Bo smoothed her forehead with the heels of both hands. "What is it?" she asked, entering the room Samantha and Hannah Franer had obviously shared. Red, white, and blue Raggedy Ann sheets adorned a double-bed mattress on the floor. Above a red-enameled bureau whose half-open drawers revealed children's socks, Tshirts, pajamas, hung a face. Or a head. A thing woven of straw with protuberant, empty eye sockets, a sharp nose, and an oval mouth that appeared to be blowing. Bo recognized the mouth as similar to one in an Irish children's book her sister, Laurie, had loved. The north wind's mouth in a cloud, gusting winter over Lough Derg. The memory of Laurie was, as usual, unsettling.
"I dunno what the hell it is," the detective snarled at the hollow eyes, "but didn't the pediatrician's report say somebody painted a spiked face on the poor kid's belly before he raped her? This looks like a spiked face to me, made of straw or something. So what does that say?"
"I don't know what it says," Bo answered. The straw face seemed to tell some story far removed from the terrible stains in the bathroom. A story Bo sensed in the same way she could tell, even in windowless rooms, when clouds covered the sun. But a closer story was that Hannah Franer, if she were still alive, had just entered a wo
rld Bo knew very well. A world in which there only used to be a little sister.
"It says these people are into some weird stuff that may involve sex with children. Ritual abuse stuff. That psychologist, Ganage, says they do it because destroying innocence pleases Satan, or something like that. And with this devil mask right here in the kids' room, it's safe to guess Mom might just have gone along with it. Time for a warrant—at least accessory to felony child sexual assault. I'm gonna call it in ..."
Bo watched the straw mask. It stared wildly at nothing, howling soundlessly. Things were moving too fast, assumptions being made with senseless velocity. Accustomed to occasional manic episodes in which her own perceptions accelerated beyond the boundaries of reality, Bo now felt like an inert stump rooted in a hurricane. Something was off, wrong, skewed. Why was everybody in such a hurry to jump on the devil worship thing? The situation, Bo gauged uneasily, was assuming the framework of mania. Too fast. Out of control.
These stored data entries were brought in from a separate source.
__device__ __forceinline__ void sel_find1_coarse(const NmsHeader* hdr, uint32_t target, uint32_t* res) {
  if (threadIdx.x < 64) {
    const int t = threadIdx.x;
    int c = 0;
#pragma unroll
    for (int r = 0; r < SEL_REPL; ++r) c += (int)hdr->hist0[r][t];
    const int inc = wave_incl_scan(c);
    const int total = __shfl(inc, 63);
    if (total == 0) {
      if (t == 0) { res[0] = SEL_BINS - 1; res[1] = 0; }
    } else {
      const int tgt = (int)(target > (uint32_t)total ? (uint32_t)total : target);
      const u64 hitc = __ballot(c > 0 && inc - c < tgt && tgt <= inc);
      const int cb = __builtin_ctzll(hitc);
      const int below_c = __shfl(inc - c, cb);
      int v = 0;
#pragma unroll
      for (int r = 0; r < SEL_REPL; ++r) v += (int)hdr->hist1[r][cb * 64 + t];
      const int inc2 = wave_incl_scan(v);
      const u64 hitf = __ballot(v > 0 && below_c + inc2 - v < tgt && tgt <= below_c + inc2);
      const int fb = __builtin_ctzll(hitf);
      const int below_f = __shfl(inc2 - v, fb);
      if (t == 0) { res[0] = (uint32_t)(cb * 64 + fb); res[1] = (uint32_t)(below_c + below_f); }
    }
  }
  __syncthreads();
}

__global__ void __launch_bounds__(SEL_BLOCK) k_sel_hist2(PerImg<NmsHeader*> hdr_, PerImg<const uint32_t*> keys_, int n,
                                                         uint32_t target) {
  NmsHeader* hdr = hdr_.v[blockIdx.y];
  const uint32_t* __restrict__ keys = keys_.v[blockIdx.y];
  __shared__ uint32_t h[SEL_BINS];
  __shared__ uint32_t res[2];
  uint32_t key[SEL_ITEMS];
#pragma unroll
  for (int it = 0; it < SEL_ITEMS; ++it) {
    const int e = blockIdx.x * SEL_TILE + it * SEL_BLOCK + threadIdx.x;
    key[it] = (e < n) ? keys[e] : 0u;
  }
  sel_find1_coarse(hdr, target, res);
  const uint32_t b1 = res[0];
  if (blockIdx.x == 0 && threadIdx.x == 0) {
    NmsState z;
    memset(&z, 0, sizeof(z));
    z.n_invalid = hdr->n_invalid_acc;
    z.sel_b1 = (int32_t)b1; z.sel_below1 = res[1];
    hdr->st = z;
    hdr->n_invalid_acc = 0;
  }
  bool match = false;
#pragma unroll
  for (int it = 0; it < SEL_ITEMS; ++it) {
    const int e = blockIdx.x * SEL_TILE + it * SEL_BLOCK + threadIdx.x;
    match = match || (e < n && (key[it] >> 20) == b1);
  }
  if (!__syncthreads_or(match ? 1 : 0)) return;
  for (int k = threadIdx.x; k < SEL_BINS; k += SEL_BLOCK) h[k] = 0;
  __syncthreads();
#pragma unroll
  for (int it = 0; it < SEL_ITEMS; ++it) {
    const int e = blockIdx.x * SEL_TILE + it * SEL_BLOCK + threadIdx.x;
    if (e < n && (key[it] >> 20) == b1) atomicAdd(&h[(key[it] >> 8) & 0xFFFu], 1u);
  }
  __syncthreads();
  for (int k = threadIdx.x; k < SEL_BINS; k += SEL_BLOCK) {
    const uint32_t c = h[k];
    if (c) atomicAdd(&hdr->hist2[k], c);
  }
}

But recognizing it didn't mean there was anything she could do about it.
"I want you to interview the mother as soon as we get back to the hospital," Reinert said from the kitchen where he was on the phone arranging a warrant for the arrest of Bonnie Franer. "I hear you're magic getting the truth outta people. I want you to break her. Now. Before she gets a lawyer."
It was perfectly legal. The cops and CPS workers did it whenever necessary. A suspect could not be interrogated by police without counsel. But a social worker could interview the suspect in order to secure information that might affect the welfare of that suspect's children. Whatever was said in that interview would be submitted to juvenile court in a confidential report prepared to document recommendations for the child's placement and protection. In theory, that report could be seen by no one outside juvenile court. In practice, the report or even the social worker could be subpoenaed to other courts, and the CPS worker could simply tell the cops anything she or he thought they needed to know. In actuality, if Bonnie Franer chose to tell Bo Bradley that her live-in boyfriend, Paul Massieu, raped her three-year-old daughter, Samantha, in a Satanic ritual involving bug-eyed masks, she might as well have told KTUV's evening news.